Stored data entries:

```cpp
int WpFlow::gather_results(lrsc_read_result* res, uint64_t* piece_off, uint64_t piece_cap, char* out, uint64_t out_cap,
                           uint64_t* n_pieces_out, uint64_t* out_used)
{
    std::vector<WpRead> ro(n);
    HIP_TRY(hipStreamSynchronize(ctx->stream));
    HIP_TRY(hipMemcpy(ro.data(), sc.d_reads.p, (size_t)n * sizeof(WpRead), hipMemcpyDeviceToHost));
    std::vector<uint32_t> pieces(std::max<uint64_t>(piece_total, 1));
    if(piece_total) HIP_TRY(hipMemcpy(pieces.data(), sc.d_pieces.p, (size_t)piece_total * sizeof(uint32_t), hipMemcpyDeviceToHost));
    std::vector<uint64_t> dst_off(n + 1, 0);
    uint64_t n_pieces = 0;
    for(uint32_t r = 0; r < n; ++r) {
        const WpRead& o = ro[r];
        int status = skipped[r];
        if(o.error == LRSC_WALK_ERR_GEOMETRY) status = LRSC_READ_GEOMETRY;
        else if(o.error == LRSC_WALK_ERR_CODE) status = LRSC_READ_INTERNAL;
        else if(o.error == LRSC_WALK_ERR_DP) status = LRSC_READ_DP_LIMIT;
        else if(o.error == LRSC_WALK_ERR_OUTPUT) status = LRSC_READ_OUTPUT_LIMIT;
        else if(o.error != 0) status = LRSC_READ_FRONTIER_LIMIT;
        lrsc_read_result& R = res[r];
        if(status != LRSC_READ_OK) {
            std::memset(&R, 0, sizeof(R));
            R.piece_first = n_pieces;
            R.status = status;
            dst_off[r + 1] = dst_off[r];
            continue;
        }
        R.merge = (int32_t)o.merge; R.n_pieces = o.n_pieces; R.piece_first = n_pieces;
        R.total_reads_len = (int64_t)(off[r + 1] - off[r]); R.corrected_len = o.c[1]; R.total_seed_num = seed_count[r]; R.total_walk_num = o.c[3];
        R.high_error_num = o.c[4]; R.exceed_depth_num = o.c[5]; R.exceed_leave_num = o.c[6]; R.fm_num = o.c[7];
        R.dp_num = o.c[8]; R.seed_dis = o.c[9];
        R.status = LRSC_READ_OK; R.pad = 0;
        dst_off[r + 1] = dst_off[r] + o.out_len;
        for(uint32_t j = 0; j < o.n_pieces; ++j) {
            if(piece_off && n_pieces < piece_cap) piece_off[n_pieces] = dst_off[r] + pieces[work[r].piece_off + j];
            ++n_pieces;
        }
    }
    const uint64_t used = dst_off[n];
    if(piece_off && n_pieces < piece_cap) piece_off[n_pieces] = used;
    *n_pieces_out = n_pieces;
    *out_used = used;
    if(!out || !piece_off || used > out_cap || n_pieces + 1 > piece_cap) return fail(LRSC_ERR_CAPACITY, "output buffers too small");
    if(used) {
        HIP_TRY(sc.d_dst_off.reserve(n + 1));
        HIP_TRY(sc.d_dst.reserve(used));
        HIP_TRY(hipMemcpyAsync(sc.d_dst_off.p, dst_off.data(), (size_t)(n + 1) * sizeof(uint64_t), hipMemcpyHostToDevice, ctx->stream));
        hipError_t e = launch_wp_gather(a, sc.d_dst_off.p, sc.d_dst.p, ctx->stream);
        if(e != hipSuccess) return hip_fail(e, "wp_gather");
        HIP_TRY(hipMemcpyAsync(out, sc.d_dst.p, used, hipMemcpyDeviceToHost, ctx->stream));
        HIP_TRY(hipStreamSynchronize(ctx->stream));
    }
    return LRSC_OK;
}

int batch_correct_wp(lrsc_ctx* ctx, lrsc_batch* b, lrsc_read_result* res, uint64_t* piece_off, uint64_t piece_cap, char* out,
                     uint64_t out_cap, uint64_t* n_pieces_out, uint64_t* out_used)
{
    if(!ctx->cs) ctx->cs = new(std::nothrow) CorrectScratch();
    if(!ctx->cs) return fail(LRSC_ERR_NOMEM, "correct scratch");
    WpFlow f(ctx, b);
    int st = f.bounds_and_slots();
    if(st == LRSC_OK) st = f.bind_args();
    for(uint32_t first = 0; st == LRSC_OK && first < f.n; first = f.r1) {
        f.choose_range(first);
        st = f.run_range();
    }
    if(st == LRSC_OK && f.a.prof) st = f.print_extension_profile();
    if(st != LRSC_OK) return st;
    if(f.a.walk_log) b->walk_log_done = true;
    return f.gather_results(res, piece_off, piece_cap, out, out_cap, n_pieces_out, out_used);
}

}

extern "C" int lrsc_batch_correct(lrsc_ctx* ctx, lrsc_batch* b, lrsc_read_result* res, uint64_t* piece_off, uint64_t piece_cap,
                                  char* out, uint64_t out_cap, uint64_t* n_pieces_out, uint64_t* out_used)
{
    if(!ctx || !b || b->ctx != ctx || !res || !n_pieces_out || !out_used) return fail(LRSC_ERR_ARG, "null / foreign batch");
    *n_pieces_out = 0; *out_used = 0;
    const lrsc_params& p = ctx->params;
    int st = check_walk_params(p);
    if(st != LRSC_OK) return st;
    if(p.next_target < 1) return fail(LRSC_ERR_ARG, "next_target must be >= 1");
    const uint32_t n = b->n_reads;
    if(n == 0) return LRSC_OK;
    HIP_TRY(hipSetDevice(ctx->device));
    if(!b->seeds_done) {
        st = lrsc_batch_find_seeds(ctx, b);
        if(st != LRSC_OK) return st;
    }
    return batch_correct_wp(ctx, b, res, piece_off, piece_cap, out, out_cap, n_pieces_out, out_used);
}
```

longreadselfcorrect_amd/csrc/capi_dp.cpp:

```cpp
#include "capi_internal.h"

using namespace lrsc;
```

== The problem ==
Give the number of lines in the records above in which the word "sizeof" appears. Include no other text.

== Solution to the exercise ==
4